Saved data entries
▼▼▼

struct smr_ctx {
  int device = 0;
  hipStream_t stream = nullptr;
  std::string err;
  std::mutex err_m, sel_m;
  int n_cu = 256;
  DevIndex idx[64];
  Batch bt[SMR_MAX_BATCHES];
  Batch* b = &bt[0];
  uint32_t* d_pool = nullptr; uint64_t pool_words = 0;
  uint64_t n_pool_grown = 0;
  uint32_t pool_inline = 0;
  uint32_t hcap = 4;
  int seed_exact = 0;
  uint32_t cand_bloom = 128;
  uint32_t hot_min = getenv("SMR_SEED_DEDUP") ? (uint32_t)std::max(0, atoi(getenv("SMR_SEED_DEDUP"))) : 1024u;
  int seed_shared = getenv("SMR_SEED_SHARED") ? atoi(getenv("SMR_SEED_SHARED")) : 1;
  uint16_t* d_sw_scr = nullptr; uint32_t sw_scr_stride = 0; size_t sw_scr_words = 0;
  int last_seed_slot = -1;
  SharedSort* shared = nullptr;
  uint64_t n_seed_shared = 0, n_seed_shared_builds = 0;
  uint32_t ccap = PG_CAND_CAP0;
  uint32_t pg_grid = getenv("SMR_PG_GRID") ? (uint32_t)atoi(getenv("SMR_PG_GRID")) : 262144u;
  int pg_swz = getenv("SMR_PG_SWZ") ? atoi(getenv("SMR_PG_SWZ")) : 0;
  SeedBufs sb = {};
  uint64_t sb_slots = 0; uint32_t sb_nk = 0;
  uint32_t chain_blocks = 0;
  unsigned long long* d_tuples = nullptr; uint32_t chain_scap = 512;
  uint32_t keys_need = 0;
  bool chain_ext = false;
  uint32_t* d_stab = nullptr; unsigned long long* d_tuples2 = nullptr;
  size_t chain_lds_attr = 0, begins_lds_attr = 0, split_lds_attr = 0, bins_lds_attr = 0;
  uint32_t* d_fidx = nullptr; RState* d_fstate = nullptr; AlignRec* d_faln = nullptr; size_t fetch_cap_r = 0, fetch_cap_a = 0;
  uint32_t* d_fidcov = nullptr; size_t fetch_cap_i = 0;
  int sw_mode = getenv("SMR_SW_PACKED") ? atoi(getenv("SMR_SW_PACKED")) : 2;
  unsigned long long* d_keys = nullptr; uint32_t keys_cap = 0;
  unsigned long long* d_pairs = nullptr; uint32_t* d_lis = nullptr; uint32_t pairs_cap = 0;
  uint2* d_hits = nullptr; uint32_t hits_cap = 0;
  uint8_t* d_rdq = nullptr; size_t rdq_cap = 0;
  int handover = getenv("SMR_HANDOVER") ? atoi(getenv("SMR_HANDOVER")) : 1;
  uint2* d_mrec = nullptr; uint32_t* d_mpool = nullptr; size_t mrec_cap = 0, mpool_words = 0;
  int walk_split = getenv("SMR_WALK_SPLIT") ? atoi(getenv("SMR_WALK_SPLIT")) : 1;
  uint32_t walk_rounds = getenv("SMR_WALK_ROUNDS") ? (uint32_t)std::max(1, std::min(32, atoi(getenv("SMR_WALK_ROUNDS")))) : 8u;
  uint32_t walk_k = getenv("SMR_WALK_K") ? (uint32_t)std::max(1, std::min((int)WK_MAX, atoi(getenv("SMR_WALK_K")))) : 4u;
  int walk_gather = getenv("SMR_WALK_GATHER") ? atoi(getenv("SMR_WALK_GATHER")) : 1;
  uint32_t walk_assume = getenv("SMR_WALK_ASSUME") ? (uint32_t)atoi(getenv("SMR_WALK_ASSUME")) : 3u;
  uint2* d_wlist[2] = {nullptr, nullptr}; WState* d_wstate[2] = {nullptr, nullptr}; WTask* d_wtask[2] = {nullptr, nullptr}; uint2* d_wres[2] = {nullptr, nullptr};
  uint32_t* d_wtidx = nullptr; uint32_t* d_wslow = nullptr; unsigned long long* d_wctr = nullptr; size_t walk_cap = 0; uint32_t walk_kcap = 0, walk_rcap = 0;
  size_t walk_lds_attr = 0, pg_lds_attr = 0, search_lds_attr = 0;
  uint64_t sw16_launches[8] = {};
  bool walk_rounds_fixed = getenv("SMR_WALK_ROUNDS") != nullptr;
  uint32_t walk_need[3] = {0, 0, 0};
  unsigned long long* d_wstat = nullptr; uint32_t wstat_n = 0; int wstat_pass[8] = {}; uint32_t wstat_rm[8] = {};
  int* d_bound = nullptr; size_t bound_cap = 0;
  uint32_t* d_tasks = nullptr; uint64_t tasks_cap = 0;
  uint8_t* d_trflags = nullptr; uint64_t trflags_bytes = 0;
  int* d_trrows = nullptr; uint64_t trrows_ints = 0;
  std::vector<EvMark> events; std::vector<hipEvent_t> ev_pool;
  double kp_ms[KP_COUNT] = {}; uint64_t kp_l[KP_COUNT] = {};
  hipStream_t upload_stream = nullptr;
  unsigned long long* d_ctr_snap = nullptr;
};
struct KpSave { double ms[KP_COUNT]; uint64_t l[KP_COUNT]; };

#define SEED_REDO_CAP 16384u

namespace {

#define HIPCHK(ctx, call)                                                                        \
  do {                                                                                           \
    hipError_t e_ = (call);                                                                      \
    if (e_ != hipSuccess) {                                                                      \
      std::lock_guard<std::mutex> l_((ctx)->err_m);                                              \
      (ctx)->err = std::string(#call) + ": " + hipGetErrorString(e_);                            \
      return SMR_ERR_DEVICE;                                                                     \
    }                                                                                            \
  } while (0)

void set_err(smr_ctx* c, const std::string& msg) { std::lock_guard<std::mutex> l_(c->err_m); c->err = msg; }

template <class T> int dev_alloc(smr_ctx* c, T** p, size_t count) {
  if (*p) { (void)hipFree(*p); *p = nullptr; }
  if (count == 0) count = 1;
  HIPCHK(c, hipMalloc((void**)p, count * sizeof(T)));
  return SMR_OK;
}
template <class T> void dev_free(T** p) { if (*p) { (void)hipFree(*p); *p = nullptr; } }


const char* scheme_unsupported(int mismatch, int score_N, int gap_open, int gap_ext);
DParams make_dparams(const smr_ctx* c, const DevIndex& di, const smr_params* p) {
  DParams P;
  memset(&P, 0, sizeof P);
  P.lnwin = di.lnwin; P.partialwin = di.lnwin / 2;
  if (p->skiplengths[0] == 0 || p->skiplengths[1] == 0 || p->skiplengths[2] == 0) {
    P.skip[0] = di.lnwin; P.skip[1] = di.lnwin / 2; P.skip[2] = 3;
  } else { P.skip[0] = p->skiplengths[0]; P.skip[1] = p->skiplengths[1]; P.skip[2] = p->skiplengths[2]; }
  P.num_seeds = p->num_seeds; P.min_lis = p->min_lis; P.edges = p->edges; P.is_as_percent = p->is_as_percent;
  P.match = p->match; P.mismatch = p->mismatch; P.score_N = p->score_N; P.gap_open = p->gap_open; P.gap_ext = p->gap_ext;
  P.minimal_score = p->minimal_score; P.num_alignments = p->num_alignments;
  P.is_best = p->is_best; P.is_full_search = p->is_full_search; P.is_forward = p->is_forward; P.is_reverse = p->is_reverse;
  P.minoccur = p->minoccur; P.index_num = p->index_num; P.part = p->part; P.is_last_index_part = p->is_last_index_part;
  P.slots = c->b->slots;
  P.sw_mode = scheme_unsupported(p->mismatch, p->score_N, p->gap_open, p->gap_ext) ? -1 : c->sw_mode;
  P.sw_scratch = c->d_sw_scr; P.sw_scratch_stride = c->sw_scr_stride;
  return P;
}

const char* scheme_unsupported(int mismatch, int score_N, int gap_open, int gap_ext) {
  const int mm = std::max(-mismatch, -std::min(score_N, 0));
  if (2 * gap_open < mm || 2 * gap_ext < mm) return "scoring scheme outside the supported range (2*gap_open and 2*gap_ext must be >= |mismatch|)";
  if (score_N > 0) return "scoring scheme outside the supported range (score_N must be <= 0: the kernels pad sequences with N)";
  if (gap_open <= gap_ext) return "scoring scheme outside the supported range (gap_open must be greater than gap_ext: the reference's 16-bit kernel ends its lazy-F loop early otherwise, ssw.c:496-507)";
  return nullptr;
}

▲▲▲
▼▼▼

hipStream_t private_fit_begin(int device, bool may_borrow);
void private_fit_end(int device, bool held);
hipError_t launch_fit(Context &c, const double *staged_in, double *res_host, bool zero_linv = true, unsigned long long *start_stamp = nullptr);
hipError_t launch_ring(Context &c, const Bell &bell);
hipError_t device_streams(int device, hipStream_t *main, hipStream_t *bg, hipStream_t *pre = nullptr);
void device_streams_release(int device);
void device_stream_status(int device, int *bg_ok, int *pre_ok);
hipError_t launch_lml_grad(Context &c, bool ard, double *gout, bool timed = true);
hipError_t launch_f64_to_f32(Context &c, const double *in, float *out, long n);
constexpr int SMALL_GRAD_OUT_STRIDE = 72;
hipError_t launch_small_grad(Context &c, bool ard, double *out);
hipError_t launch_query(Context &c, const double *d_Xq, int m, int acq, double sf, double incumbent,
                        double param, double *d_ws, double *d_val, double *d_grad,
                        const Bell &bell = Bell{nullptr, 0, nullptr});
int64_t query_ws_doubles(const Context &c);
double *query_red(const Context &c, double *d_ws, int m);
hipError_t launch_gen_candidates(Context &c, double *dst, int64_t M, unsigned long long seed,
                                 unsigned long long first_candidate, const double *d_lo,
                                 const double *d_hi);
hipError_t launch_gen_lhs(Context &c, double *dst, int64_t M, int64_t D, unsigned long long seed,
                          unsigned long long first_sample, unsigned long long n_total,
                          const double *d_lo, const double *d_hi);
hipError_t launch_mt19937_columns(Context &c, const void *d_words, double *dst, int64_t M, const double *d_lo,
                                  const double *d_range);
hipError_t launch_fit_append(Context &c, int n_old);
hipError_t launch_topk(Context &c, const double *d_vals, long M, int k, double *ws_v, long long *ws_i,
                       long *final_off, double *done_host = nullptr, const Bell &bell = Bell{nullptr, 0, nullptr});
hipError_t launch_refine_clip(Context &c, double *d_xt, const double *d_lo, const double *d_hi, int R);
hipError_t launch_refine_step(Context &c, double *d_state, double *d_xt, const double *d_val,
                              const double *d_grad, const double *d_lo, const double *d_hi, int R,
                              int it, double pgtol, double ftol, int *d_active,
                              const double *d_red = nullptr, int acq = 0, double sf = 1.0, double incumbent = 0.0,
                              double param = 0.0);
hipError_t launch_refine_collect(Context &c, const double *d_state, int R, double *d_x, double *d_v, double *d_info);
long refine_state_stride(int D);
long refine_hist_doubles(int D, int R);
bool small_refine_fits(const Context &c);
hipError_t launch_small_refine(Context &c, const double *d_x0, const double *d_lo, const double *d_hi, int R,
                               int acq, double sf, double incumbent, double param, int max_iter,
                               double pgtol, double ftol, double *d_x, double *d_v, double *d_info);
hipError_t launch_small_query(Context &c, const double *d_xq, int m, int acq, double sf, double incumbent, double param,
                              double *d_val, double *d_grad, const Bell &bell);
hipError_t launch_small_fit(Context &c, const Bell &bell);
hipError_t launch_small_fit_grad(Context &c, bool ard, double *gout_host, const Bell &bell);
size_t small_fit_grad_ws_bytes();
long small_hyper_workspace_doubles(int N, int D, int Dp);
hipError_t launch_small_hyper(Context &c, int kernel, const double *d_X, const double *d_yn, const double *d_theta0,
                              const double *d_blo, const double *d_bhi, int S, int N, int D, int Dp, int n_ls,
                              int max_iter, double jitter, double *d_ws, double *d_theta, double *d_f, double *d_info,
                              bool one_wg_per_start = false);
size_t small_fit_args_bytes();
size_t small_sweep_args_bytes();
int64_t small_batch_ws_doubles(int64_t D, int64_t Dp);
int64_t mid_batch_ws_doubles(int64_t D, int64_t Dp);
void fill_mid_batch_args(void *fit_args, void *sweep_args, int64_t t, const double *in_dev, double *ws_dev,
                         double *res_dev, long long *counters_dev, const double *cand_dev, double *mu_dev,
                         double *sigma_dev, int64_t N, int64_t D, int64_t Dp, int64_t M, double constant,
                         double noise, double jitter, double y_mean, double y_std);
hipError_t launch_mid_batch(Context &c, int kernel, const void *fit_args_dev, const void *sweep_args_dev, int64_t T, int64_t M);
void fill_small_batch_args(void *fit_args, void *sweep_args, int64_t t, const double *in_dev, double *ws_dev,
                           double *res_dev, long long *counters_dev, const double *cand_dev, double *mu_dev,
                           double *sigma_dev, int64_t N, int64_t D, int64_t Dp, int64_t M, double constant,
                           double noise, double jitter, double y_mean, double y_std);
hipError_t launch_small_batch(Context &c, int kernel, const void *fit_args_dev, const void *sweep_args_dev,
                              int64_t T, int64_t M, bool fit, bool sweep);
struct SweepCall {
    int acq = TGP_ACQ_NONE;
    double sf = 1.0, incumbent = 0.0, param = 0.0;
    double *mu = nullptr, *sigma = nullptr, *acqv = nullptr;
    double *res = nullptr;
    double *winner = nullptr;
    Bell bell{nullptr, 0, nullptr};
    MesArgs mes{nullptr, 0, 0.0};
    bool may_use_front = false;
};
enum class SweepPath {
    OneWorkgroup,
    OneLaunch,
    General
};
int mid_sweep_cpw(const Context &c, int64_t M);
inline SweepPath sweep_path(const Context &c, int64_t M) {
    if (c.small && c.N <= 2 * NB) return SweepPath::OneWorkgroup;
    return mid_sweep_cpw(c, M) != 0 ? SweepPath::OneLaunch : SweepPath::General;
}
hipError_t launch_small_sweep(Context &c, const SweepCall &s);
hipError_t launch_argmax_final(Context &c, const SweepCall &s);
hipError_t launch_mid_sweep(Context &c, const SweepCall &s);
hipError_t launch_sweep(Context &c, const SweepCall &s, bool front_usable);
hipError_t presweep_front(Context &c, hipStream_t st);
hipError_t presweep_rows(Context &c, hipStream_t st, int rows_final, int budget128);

▲▲▲
▼▼▼

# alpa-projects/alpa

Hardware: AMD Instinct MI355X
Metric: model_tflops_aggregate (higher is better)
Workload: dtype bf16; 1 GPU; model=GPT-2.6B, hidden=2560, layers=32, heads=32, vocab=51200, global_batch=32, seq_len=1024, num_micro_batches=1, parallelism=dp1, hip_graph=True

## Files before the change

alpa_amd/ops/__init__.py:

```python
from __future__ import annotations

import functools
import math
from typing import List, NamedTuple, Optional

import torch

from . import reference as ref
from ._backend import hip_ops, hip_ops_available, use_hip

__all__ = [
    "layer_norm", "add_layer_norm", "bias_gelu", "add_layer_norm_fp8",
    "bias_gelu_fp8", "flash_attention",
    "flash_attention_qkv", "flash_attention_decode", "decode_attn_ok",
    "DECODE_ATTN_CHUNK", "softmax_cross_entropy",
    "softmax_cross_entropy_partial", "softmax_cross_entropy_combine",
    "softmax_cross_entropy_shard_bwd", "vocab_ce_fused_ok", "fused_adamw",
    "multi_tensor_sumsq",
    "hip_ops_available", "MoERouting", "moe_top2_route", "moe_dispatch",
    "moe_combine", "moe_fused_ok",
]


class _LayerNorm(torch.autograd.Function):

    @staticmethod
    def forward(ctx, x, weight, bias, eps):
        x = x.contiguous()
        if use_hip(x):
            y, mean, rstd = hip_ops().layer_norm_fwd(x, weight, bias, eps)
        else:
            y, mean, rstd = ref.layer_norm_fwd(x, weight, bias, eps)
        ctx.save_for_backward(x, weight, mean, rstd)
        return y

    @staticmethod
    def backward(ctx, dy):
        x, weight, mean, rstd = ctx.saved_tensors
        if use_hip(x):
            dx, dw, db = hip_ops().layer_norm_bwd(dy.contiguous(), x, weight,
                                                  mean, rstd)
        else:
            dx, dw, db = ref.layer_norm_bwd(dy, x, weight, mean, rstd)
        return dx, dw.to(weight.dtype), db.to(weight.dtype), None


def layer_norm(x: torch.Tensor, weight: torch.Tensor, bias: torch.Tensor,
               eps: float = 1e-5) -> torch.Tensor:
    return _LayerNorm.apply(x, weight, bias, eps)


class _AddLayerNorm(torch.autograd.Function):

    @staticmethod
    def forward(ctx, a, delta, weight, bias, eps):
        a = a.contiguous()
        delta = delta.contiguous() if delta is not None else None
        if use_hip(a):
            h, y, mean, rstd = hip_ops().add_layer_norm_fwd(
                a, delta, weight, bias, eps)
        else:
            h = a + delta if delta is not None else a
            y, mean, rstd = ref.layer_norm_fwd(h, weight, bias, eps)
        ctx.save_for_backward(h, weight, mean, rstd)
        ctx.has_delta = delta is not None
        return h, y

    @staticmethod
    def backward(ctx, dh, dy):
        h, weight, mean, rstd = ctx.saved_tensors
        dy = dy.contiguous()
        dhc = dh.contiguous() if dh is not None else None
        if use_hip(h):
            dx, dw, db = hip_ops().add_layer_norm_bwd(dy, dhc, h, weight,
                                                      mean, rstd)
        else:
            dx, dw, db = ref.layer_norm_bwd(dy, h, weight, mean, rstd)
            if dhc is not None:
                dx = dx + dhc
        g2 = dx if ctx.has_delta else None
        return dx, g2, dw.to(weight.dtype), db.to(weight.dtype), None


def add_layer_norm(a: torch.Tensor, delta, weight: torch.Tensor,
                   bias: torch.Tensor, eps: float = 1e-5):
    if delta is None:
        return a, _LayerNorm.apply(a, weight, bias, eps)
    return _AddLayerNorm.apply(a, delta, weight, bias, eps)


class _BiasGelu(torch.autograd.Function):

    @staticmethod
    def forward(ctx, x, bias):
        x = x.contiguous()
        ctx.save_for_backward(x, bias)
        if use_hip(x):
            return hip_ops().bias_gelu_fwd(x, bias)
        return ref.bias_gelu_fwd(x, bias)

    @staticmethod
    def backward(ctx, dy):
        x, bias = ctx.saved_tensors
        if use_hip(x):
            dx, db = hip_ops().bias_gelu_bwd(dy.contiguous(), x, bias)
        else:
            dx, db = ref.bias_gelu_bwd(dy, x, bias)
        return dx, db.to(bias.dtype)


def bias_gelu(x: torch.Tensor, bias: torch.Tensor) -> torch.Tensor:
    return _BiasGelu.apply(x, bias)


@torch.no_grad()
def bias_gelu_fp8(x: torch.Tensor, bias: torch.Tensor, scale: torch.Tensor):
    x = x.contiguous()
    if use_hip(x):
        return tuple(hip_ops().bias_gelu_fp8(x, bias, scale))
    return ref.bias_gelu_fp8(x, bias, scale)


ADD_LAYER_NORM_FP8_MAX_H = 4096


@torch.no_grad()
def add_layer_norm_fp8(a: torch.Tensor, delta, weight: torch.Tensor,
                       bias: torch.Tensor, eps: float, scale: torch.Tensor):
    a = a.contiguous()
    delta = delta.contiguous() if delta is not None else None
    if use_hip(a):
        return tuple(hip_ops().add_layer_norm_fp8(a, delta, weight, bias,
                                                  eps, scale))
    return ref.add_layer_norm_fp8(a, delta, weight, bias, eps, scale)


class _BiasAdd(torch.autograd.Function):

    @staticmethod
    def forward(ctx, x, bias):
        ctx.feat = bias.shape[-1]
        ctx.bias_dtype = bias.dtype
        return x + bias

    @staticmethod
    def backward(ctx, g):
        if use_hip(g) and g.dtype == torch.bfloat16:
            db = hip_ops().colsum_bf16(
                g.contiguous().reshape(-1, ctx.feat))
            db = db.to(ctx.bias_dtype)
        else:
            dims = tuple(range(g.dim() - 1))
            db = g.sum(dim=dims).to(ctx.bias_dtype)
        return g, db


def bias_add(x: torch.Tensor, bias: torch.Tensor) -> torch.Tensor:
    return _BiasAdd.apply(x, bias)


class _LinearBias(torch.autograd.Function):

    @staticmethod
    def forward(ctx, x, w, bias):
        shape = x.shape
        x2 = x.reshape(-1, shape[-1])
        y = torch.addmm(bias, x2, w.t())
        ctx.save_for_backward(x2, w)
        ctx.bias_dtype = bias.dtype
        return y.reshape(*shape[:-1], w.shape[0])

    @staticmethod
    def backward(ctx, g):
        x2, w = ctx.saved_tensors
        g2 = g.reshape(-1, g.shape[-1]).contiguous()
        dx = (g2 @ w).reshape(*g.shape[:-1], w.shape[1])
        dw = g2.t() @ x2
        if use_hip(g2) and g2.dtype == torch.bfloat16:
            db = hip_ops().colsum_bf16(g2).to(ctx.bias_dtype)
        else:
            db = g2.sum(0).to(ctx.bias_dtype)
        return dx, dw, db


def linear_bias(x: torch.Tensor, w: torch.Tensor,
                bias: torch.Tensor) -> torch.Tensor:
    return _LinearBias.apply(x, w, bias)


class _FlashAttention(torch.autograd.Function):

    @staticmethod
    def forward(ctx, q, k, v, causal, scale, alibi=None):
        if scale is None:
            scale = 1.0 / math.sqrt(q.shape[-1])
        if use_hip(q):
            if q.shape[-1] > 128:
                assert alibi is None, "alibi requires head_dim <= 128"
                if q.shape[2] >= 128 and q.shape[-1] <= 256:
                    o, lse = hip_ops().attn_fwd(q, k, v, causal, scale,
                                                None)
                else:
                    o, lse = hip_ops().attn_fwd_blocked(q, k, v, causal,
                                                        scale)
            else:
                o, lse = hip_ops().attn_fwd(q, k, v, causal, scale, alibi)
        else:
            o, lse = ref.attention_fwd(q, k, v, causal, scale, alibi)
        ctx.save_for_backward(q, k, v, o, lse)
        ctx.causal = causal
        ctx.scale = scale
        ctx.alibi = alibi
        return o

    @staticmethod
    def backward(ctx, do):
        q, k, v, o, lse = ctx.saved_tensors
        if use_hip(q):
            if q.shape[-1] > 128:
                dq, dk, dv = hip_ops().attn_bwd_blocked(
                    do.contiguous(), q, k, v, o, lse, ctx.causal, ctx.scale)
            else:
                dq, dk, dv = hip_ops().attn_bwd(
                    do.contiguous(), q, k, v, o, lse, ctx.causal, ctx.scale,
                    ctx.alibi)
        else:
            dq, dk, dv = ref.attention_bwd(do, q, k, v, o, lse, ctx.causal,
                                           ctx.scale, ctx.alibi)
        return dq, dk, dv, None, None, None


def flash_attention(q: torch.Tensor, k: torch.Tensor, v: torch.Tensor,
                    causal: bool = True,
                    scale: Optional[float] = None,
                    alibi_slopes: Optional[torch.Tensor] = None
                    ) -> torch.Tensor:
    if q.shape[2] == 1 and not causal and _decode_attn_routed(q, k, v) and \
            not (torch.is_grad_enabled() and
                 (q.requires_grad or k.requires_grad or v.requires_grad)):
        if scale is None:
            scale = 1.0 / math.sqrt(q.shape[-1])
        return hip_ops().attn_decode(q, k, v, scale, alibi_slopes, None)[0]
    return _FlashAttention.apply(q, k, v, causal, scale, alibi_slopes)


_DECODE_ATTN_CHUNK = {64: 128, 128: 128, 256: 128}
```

▲▲▲

(YOUR ASSIGNMENT): Would you retype the lines above from the one with "if (count == 0) count = 1;" down to the one with "if (score_N >", word for word, both ends included and no other lines?

(ANSWER SECTION):
  if (count == 0) count = 1;
  HIPCHK(c, hipMalloc((void**)p, count * sizeof(T)));
  return SMR_OK;
}
template <class T> void dev_free(T** p) { if (*p) { (void)hipFree(*p); *p = nullptr; } }


const char* scheme_unsupported(int mismatch, int score_N, int gap_open, int gap_ext);
DParams make_dparams(const smr_ctx* c, const DevIndex& di, const smr_params* p) {
  DParams P;
  memset(&P, 0, sizeof P);
  P.lnwin = di.lnwin; P.partialwin = di.lnwin / 2;
  if (p->skiplengths[0] == 0 || p->skiplengths[1] == 0 || p->skiplengths[2] == 0) {
    P.skip[0] = di.lnwin; P.skip[1] = di.lnwin / 2; P.skip[2] = 3;
  } else { P.skip[0] = p->skiplengths[0]; P.skip[1] = p->skiplengths[1]; P.skip[2] = p->skiplengths[2]; }
  P.num_seeds = p->num_seeds; P.min_lis = p->min_lis; P.edges = p->edges; P.is_as_percent = p->is_as_percent;
  P.match = p->match; P.mismatch = p->mismatch; P.score_N = p->score_N; P.gap_open = p->gap_open; P.gap_ext = p->gap_ext;
  P.minimal_score = p->minimal_score; P.num_alignments = p->num_alignments;
  P.is_best = p->is_best; P.is_full_search = p->is_full_search; P.is_forward = p->is_forward; P.is_reverse = p->is_reverse;
  P.minoccur = p->minoccur; P.index_num = p->index_num; P.part = p->part; P.is_last_index_part = p->is_last_index_part;
  P.slots = c->b->slots;
  P.sw_mode = scheme_unsupported(p->mismatch, p->score_N, p->gap_open, p->gap_ext) ? -1 : c->sw_mode;
  P.sw_scratch = c->d_sw_scr; P.sw_scratch_stride = c->sw_scr_stride;
  return P;
}

const char* scheme_unsupported(int mismatch, int score_N, int gap_open, int gap_ext) {
  const int mm = std::max(-mismatch, -std::min(score_N, 0));
  if (2 * gap_open < mm || 2 * gap_ext < mm) return "scoring scheme outside the supported range (2*gap_open and 2*gap_ext must be >= |mismatch|)";
  if (score_N > 0) return "scoring scheme outside the supported range (score_N must be <= 0: the kernels pad sequences with N)";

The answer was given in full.